One may argue that in the final count athletic success is quite meaningless compared to one’s mental and physical health and safety. But athletic success has not been meaningless to Biles. It has been an important aspect of her purpose, her identity, and her livelihood. We must therefore assume that the athletic failure and loss are not meaningless to her. A silence on this from Biles’s supporters may amount to unwitting disrespect, an invalidation of an important aspect of her experience.
In fact, our reluctance to publicly speak empathetically about failure and loss is quite akin to the reluctance to so speak about mental health challenges. And since we are now more willing to honestly engage the former, we should have the courage to also engage the latter.
Athletes, like the rest of us, fail repeatedly in life. Sometimes our bodies fail us, other times our minds do, and yet other times both act in concert to foil our goal-directed efforts. The only person to never fail is the one to never try. The person who never tries never learns. And because one can live well only through learning, that person fails to live. In other words, failure and loss are painful yet necessary features of living fully. There’s personal courage, and social progress, in our willingness to acknowledge, accept, and deal with this fact. It's ok to admit to injury, mental or physical, and it's ok to acknowledge the resulting failure and loss, Olympic or otherwise.
Finally, mental, and physical injuries exist on a continuum. We may overcome or disregard the light ones without incurring significant risk or loss of skill. We cannot ignore the serious ones. A lightly sprained ankle can be taped and competed on without risking the athlete’s health or hindering their competence significantly. A broken neck cannot. Pre-game jitters can be ignored; the ‘twisties’ not so much.

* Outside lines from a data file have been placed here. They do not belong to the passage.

# DerekRowell/AudioSDR

Hardware: AMD Instinct MI355X
Metric: Msamples/s through full SSB demod chain, batched 128-sample blocks (higher is better)
Workload: dtype f32

## Files before the change

### audiosdr_amd/csrc/asdr_kernels.hip

```cpp
#include <hip/hip_runtime.h>
#include <stdint.h>
#include <stddef.h>
#include <string.h>
#include <stdlib.h>
#include <type_traits>

#include "asdr_device.h"
#include "asdr_tables.h"
#include "../../include/asdr.h"

#ifndef ASDR_STRIDE
#define ASDR_STRIDE 388
#endif
#ifndef ASDR_ALS_STRIDE
#define ASDR_ALS_STRIDE 392
#endif
#ifndef ASDR_PRE_STRIDE
#define ASDR_PRE_STRIDE 260
#endif
#ifndef ASDR_MW
#define ASDR_MW 1
#endif
#ifndef ASDR_MW_MIN_WAVES
#define ASDR_MW_MIN_WAVES 64
#endif
#ifndef ASDR_MW_SHARE
#define ASDR_MW_SHARE 7
#endif
#ifndef ASDR_MW_PRIO
#define ASDR_MW_PRIO 2
#endif
#ifndef ASDR_MW_FIR_RING
#define ASDR_MW_FIR_RING 1
#endif
#ifndef ASDR_C16
#define ASDR_C16 0
#endif
#ifndef ASDR_C16_MIN_WAVES
#define ASDR_C16_MIN_WAVES 64
#endif
#ifndef ASDR_STATE_POLICY
#define ASDR_STATE_POLICY 1
#endif
#ifndef ASDR_NT_LOADS
#define ASDR_NT_LOADS 2
#endif
#ifndef ASDR_PIPE_PK_MASK
#define ASDR_PIPE_PK_MASK 8
#endif
#ifndef ASDR_PIPE_CHUNK
#define ASDR_PIPE_CHUNK 8
#endif
#ifndef ASDR_WAVES_PER_EU
#define ASDR_WAVES_PER_EU 3
#endif
#ifndef ASDR_ALS_WAVES_PER_EU
#define ASDR_ALS_WAVES_PER_EU 3
#endif
#ifndef ASDR_ALS_K_WAVES_PER_EU
#define ASDR_ALS_K_WAVES_PER_EU 3
#endif
#ifndef ASDR_POST_BOUNDS
#define ASDR_POST_BOUNDS ASDR_WAVES_PER_EU
#endif
#ifndef ASDR_PLL_LANES
#define ASDR_PLL_LANES 64
#endif
#ifndef ASDR_ABLATE
#define ASDR_ABLATE 0
#endif
#ifndef ASDR_STREAM_R1_CARRY
#define ASDR_STREAM_R1_CARRY 0
#endif
#ifndef ASDR_PIPE_BANK_SELECT
#define ASDR_PIPE_BANK_SELECT 0
#endif

#define W0 0
#define W1 128
#define PH 256
#define XP 0
#define ASDR_COMPACT_ROWS(stride) ((stride) < 500)
#define SCR0 387
#define NB_B 2
#define NB_MSKB 0
#define NB_CB 68
#define AGC_GV 128
#define AGC_TAB 256
#define ALS_OUT W0

#define PI_D 3.1415926535897932384626433832795

typedef float v4f __attribute__((ext_vector_type(4)));

#define ABL_NB 1
#define ABL_IF 2
#define ABL_SAM 4
#define ABL_MIX 8
#define ABL_HIL 16
#define ABL_ENV 32
#define ABL_AF 64
#define ABL_AGC 128
#define ABL_ALS 256
#define ABL_ON(x) (!(ASDR_ABLATE & (x)))

__constant__ float c_bq_pool[ASDR_N_BQ_TABLES][ASDR_BQ_COEFS];
__constant__ float c_hilbert[ASDR_HILBERT_TAPS];
__constant__ float c_sine[ASDR_SINE_TABLE_LEN];
__constant__ float c_mask_val[8];

extern "C" int asdr_kernels_upload_tables(void) {
  if (hipMemcpyToSymbol(HIP_SYMBOL(c_bq_pool), asdr_bq_pool, sizeof(asdr_bq_pool)) != hipSuccess) return -1;
  if (hipMemcpyToSymbol(HIP_SYMBOL(c_hilbert), asdr_hilbert_taps, sizeof(asdr_hilbert_taps)) != hipSuccess) return -1;
  if (hipMemcpyToSymbol(HIP_SYMBOL(c_sine), asdr_sine_table, sizeof(asdr_sine_table)) != hipSuccess) return -1;
  {
    const float val[8] = {0.0f, 1.0f, (float)0.933, (float)0.750, (float)0.500, (float)0.250, (float)0.067, 1.0f};
    if (hipMemcpyToSymbol(HIP_SYMBOL(c_mask_val), val, sizeof val) != hipSuccess) return -1;
  }
  return 0;
}

#ifdef ASDR_FENCE
#define SCHED_FENCE() __builtin_amdgcn_sched_barrier(0)
#else
#define SCHED_FENCE() do { } while (0)
#endif
#include "asdr_fir.h"
__device__ __forceinline__ double div_by_const(double x, double c, double r) {
  const double q0 = x * r;
  const double rem = __builtin_fma(-q0, c, x);
  return __builtin_fma(rem, r, q0);
// ... 136 lines not shown
  auto step = [&](auto edge_tag, const int c) {
    constexpr bool EDGE = decltype(edge_tag)::value;
    const int cn = c - st;
    float x[C], p[C], y[C];
#if ASDR_PIPE_BANK_SELECT
#pragma unroll
    for (int j = 0; j < C; ++j) x[j] = __int_as_float(__builtin_amdgcn_update_dpp(__float_as_int(xn[j]), __float_as_int(yo[j]), 0x114, 0xF, 0xE, false));
#elif ASDR_PIPE_CHUNK != 8
#pragma unroll
    for (int j = 0; j < C; ++j) { const float d = dpp_row_shr1(yo[j]); x[j] = s0 ? xn[j] : d; }
#else
    asm("s_mov_b64 vcc, %[m]\n\ts_nop 1\n\t"
        "v_cndmask_b32_dpp %[x0], %[y0], %[n0], vcc row_shr:1 row_mask:0xf bank_mask:0xf bound_ctrl:1\n\t"
        "v_cndmask_b32_dpp %[x1], %[y1], %[n1], vcc row_shr:1 row_mask:0xf bank_mask:0xf bound_ctrl:1\n\t"
        "v_cndmask_b32_dpp %[x2], %[y2], %[n2], vcc row_shr:1 row_mask:0xf bank_mask:0xf bound_ctrl:1\n\t"
        "v_cndmask_b32_dpp %[x3], %[y3], %[n3], vcc row_shr:1 row_mask:0xf bank_mask:0xf bound_ctrl:1\n\t"
        "v_cndmask_b32_dpp %[x4], %[y4], %[n4], vcc row_shr:1 row_mask:0xf bank_mask:0xf bound_ctrl:1\n\t"
        "v_cndmask_b32_dpp %[x5], %[y5], %[n5], vcc row_shr:1 row_mask:0xf bank_mask:0xf bound_ctrl:1\n\t"
        "v_cndmask_b32_dpp %[x6], %[y6], %[n6], vcc row_shr:1 row_mask:0xf bank_mask:0xf bound_ctrl:1\n\t"
        "v_cndmask_b32_dpp %[x7], %[y7], %[n7], vcc row_shr:1 row_mask:0xf bank_mask:0xf bound_ctrl:1"
        : [x0] "=&v"(x[0]), [x1] "=&v"(x[1]), [x2] "=&v"(x[2]), [x3] "=&v"(x[3]), [x4] "=&v"(x[4]), [x5] "=&v"(x[5]), [x6] "=&v"(x[6]), [x7] "=&v"(x[7])
        : [y0] "v"(yo[0]), [y1] "v"(yo[1]), [y2] "v"(yo[2]), [y3] "v"(yo[3]), [y4] "v"(yo[4]), [y5] "v"(yo[5]), [y6] "v"(yo[6]), [y7] "v"(yo[7]),
          [n0] "v"(xn[0]), [n1] "v"(xn[1]), [n2] "v"(xn[2]), [n3] "v"(xn[3]), [n4] "v"(xn[4]), [n5] "v"(xn[5]), [n6] "v"(xn[6]), [n7] "v"(xn[7]),
          [m] "s"(s0m)
        : "vcc");
#endif
    {
      const int nc = (c + 1 < ASDR_N / C) ? c + 1 : ASDR_N / C - 1;
#pragma unroll
      for (int q = 0; q < C / 4; ++q) { const float4 t = reinterpret_cast<const float4 *>(row)[nc * (C / 4) + q]; xn[4 * q] = t.x; xn[4 * q + 1] = t.y; xn[4 * q + 2] = t.z; xn[4 * q + 3] = t.w; }
    }
#if ASDR_PIPE_CHUNK == 8
    if constexpr (PK) {
    {
      const v2f B0 = (v2f){b0, b0}, B1 = (v2f){b1, b1}, B2 = (v2f){b2, b2};
      v2f P[6];
      P[0] = (v2f){x2, x[2]}; P[1] = (v2f){x1, x[3]};
#pragma unroll
      for (int k = 0; k < 4; ++k) P[2 + k] = (v2f){x[k], x[k + 4]};
#pragma unroll
      for (int k = 0; k < 4; ++k) {
        v2f t = B0 * P[2 + k]; t += B1 * P[1 + k]; t += B2 * P[k];
        p[k] = t.x; p[k + 4] = t.y;
      }
    }
    } else
#endif
    {
#pragma unroll
    for (int j = 0; j < C; ++j) {
      const float xm1 = (j >= 1) ? x[j - 1] : x1, xm2 = (j >= 2) ? x[j - 2] : ((j == 1) ? x1 : x2);
      float t = b0 * x[j]; t += b1 * xm1; t += b2 * xm2;
      p[j] = t;
    }
    }
#pragma unroll
    for (int j = 0; j < C; ++j) {
      const float ym1 = (j >= 1) ? y[j - 1] : y1, ym2 = (j >= 2) ? y[j - 2] : ((j == 1) ? y1 : y2);
      float t = p[j] + a1 * ym1; t += a2 * ym2;
      y[j] = t;
    }
    const bool act = !EDGE || ((cn >= 0) && (cn < ASDR_N / C));
    if (act) { x1 = x[C - 1]; x2 = x[C - 2]; y1 = y[C - 1]; y2 = y[C - 2]; }
#pragma unroll
    for (int j = 0; j < C; ++j) yo[j] = y[j];
    if (on && act && st == 3) {
#pragma unroll
      for (int q = 0; q < C / 4; ++q) reinterpret_cast<float4 *>(row)[cn * (C / 4) + q] = make_float4(y[4 * q], y[4 * q + 1], y[4 * q + 2], y[4 * q + 3]);
    }
  };
#if ASDR_PIPE_CHUNK != 8
#pragma unroll 1
  for (int c = 0; c < NSTEP; ++c) step(std::true_type{}, c);
#else
#pragma unroll 1
  for (int c = 0; c < 3; ++c) step(std::true_type{}, c);
#pragma unroll 1
  for (int c = 3; c < 15; c += 2) { step(std::false_type{}, c); step(std::false_type{}, c + 1); }
  step(std::false_type{}, 15);
#pragma unroll 1
  for (int c = 16; c < NSTEP; ++c) step(std::true_type{}, c);
#endif
  sv[0] = x1; sv[1] = x2; sv[2] = y1; sv[3] = y2;
}

__device__ __forceinline__ void load16(const float *p, float *v) {
  const float4 *q = reinterpret_cast<const float4 *>(p);
#pragma unroll
  for (int r = 0; r < 4; ++r) { float4 t = q[r]; v[4 * r] = t.x; v[4 * r + 1] = t.y; v[4 * r + 2] = t.z; v[4 * r + 3] = t.w; }
}
__device__ __forceinline__ void load8(const float *p, float *v) {
  const float4 *q = reinterpret_cast<const float4 *>(p);
  const float4 a = q[0], b = q[1];
  v[0] = a.x; v[1] = a.y; v[2] = a.z; v[3] = a.w; v[4] = b.x; v[5] = b.y; v[6] = b.z; v[7] = b.w;
}
__device__ __forceinline__ void load4(const float *p, float *v) {
  const float4 a = *reinterpret_cast<const float4 *>(p);
  v[0] = a.x; v[1] = a.y; v[2] = a.z; v[3] = a.w;
}
__device__ __forceinline__ void store4(float *p, const float *v) { *reinterpret_cast<float4 *>(p) = make_float4(v[0], v[1], v[2], v[3]); }
__device__ __forceinline__ void store4_nt(float *p, const float *v) {
  typedef float f4v __attribute__((ext_vector_type(4)));
  const f4v tv = {v[0], v[1], v[2], v[3]};
  __builtin_nontemporal_store(tv, reinterpret_cast<f4v *>(p));
}
__device__ __forceinline__ int4 load_int4_nt(const int4 *p) {
  typedef int i4v __attribute__((ext_vector_type(4)));
  const i4v t = __builtin_nontemporal_load(reinterpret_cast<const i4v *>(p));
  return make_int4(t[0], t[1], t[2], t[3]);
}
__device__ __forceinline__ void load4_nt(const float *p, float *v) {
  typedef float f4v __attribute__((ext_vector_type(4)));
  const f4v t = __builtin_nontemporal_load(reinterpret_cast<const f4v *>(p));
  v[0] = t[0]; v[1] = t[1]; v[2] = t[2]; v[3] = t[3];
}
__device__ __forceinline__ void store_int4_nt(int4 *p, int4 v) {
  typedef int i4v __attribute__((ext_vector_type(4)));
  const i4v tv = {v.x, v.y, v.z, v.w};
  __builtin_nontemporal_store(tv, reinterpret_cast<i4v *>(p));
}
template <bool PLAIN> __device__ __forceinline__ void store4_state(float *p, const float *v) { if constexpr (PLAIN) store4(p, v); else store4_nt(p, v); }
template <bool PLAIN> __device__ __forceinline__ void store_int4_state(int4 *p, int4 v) { if constexpr (PLAIN) *p = v; else store_int4_nt(p, v); }
__device__ __forceinline__ void store4e(float *p, const float *v) { *reinterpret_cast<float4 *>(p) = make_float4(v[0], v[2], v[4], v[6]); }
__device__ __forceinline__ void store8(float *p, const float *v) {
  float4 *q = reinterpret_cast<float4 *>(p);
  q[0] = make_float4(v[0], v[1], v[2], v[3]); q[1] = make_float4(v[4], v[5], v[6], v[7]);
}

__device__ __forceinline__ double div_i16_by_32767(double x) {
  return __builtin_fma(x, 0x1.0002000400080p-15, x * 0x1.0002000400080p-75);
}
__device__ __forceinline__ void scale8(const int16_t *s, double g, float *out, bool unit = false) {
  if (unit) {
#pragma unroll
    for (int j = 0; j < 8; ++j) { const float x = (float)s[j]; out[j] = __builtin_fmaf(x, 0x1.0002p-15f, x * 0x1.0002p-45f); }
    return;
  }
#pragma unroll
  for (int j = 0; j < 8; ++j) {
    out[j] = (float)(div_i16_by_32767((double)s[j]) * g);
    if ((j & 1) == 1) SCHED_FENCE();
  }
}
#define ASDR_MASK_MAGIC 0x14c4005000006ull
__device__ __forceinline__ float mask_decode_byte(float tabv, uint32_t group4, uint32_t word, int k) {
  const uint32_t sh = (k == 0) ? (word << 2) : (word >> (8 * k - 2));
  const uint32_t addr = (sh & 0x1Cu) | group4;
  return __int_as_float(__builtin_amdgcn_ds_bpermute((int)addr, __float_as_int(tabv)));
}
__device__ __forceinline__ uint32_t mask_encode(float v) {
  const uint32_t idx = (__float_as_uint(v) >> 21) & 0x1Fu;
  return (uint32_t)(ASDR_MASK_MAGIC >> ((idx * 3u - 36u) & 63u)) & 7u;
}
__device__ __forceinline__ uint32_t mask_encode4(float4 mv) {
  const uint32_t c0 = mask_encode(mv.x), c1 = mask_encode(mv.y), c2 = mask_encode(mv.z), c3 = mask_encode(mv.w);
  return c0 | (c1 << 8) | (c2 << 16) | (c3 << 24);
}
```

Athletes, and the rest of us, are often called to decide whether a certain goal is worth the potential physical or mental costs. Should I keep playing despite the risk of long-term damage to my joints? Should I keep driving even though I’m falling asleep? Should I keep my well-paying job despite the stress and burnout? Should I stay in a comfortable yet loveless relationship? Etc.
This question is personal, and the equation underlying it is not all-or-nothing. Many people sacrifice a measure of their physical and mental health in the pursuit of meaningful goals or valued ends. Biles has certainly done so for many years. Among other things, her case draws attention to an aspect of our sports—and by extension our society—that’s often left unspoken: single-minded personal striving and cutthroat competition, two bedrock American values and powerful engines of progress and identity, exact a price, even from the winners. Many of those who drive relentlessly to achieve pay with their health, both mental and physical. This is true in and out of athletics.
At the same time, it is also a fact that a wholesale inability to tolerate discomfort or endure pain—both physical and mental—bodes ill for our ability to grow our skills, achieve important goals, and deal well with the inherent toil of existence. Life, after all, is itself a chronic and terminal condition.
Mental health resides neither in gung-ho, never surrender, win-at-all-cost determination nor in avoidance, extreme caution, and a ‘safety first’ compulsion. An army is much more likely to win the war if it knows when and how to charge and when and how to retreat. Similarly, mental health resides in our psychological flexibility, in having myriad tools in our toolbox and knowing when and how to use each. Caught in a game of tug of war, sometimes the wisest move is to pull harder. Other times it is to let go of the rope.
Mental health resides also in our willingness—as a culture and as individuals--to acknowledge and manage without shame or denial both mental and physical injuries; it manifests, too, in our ability to likewise acknowledge, accept, and learn from our attendant failures and losses.
If the arc of history indeed bends toward enlightenment, then Simone Biles will be remembered as a champion of humanity because of Tokyo. She'll be remembered as a gymnastics champion despite Tokyo.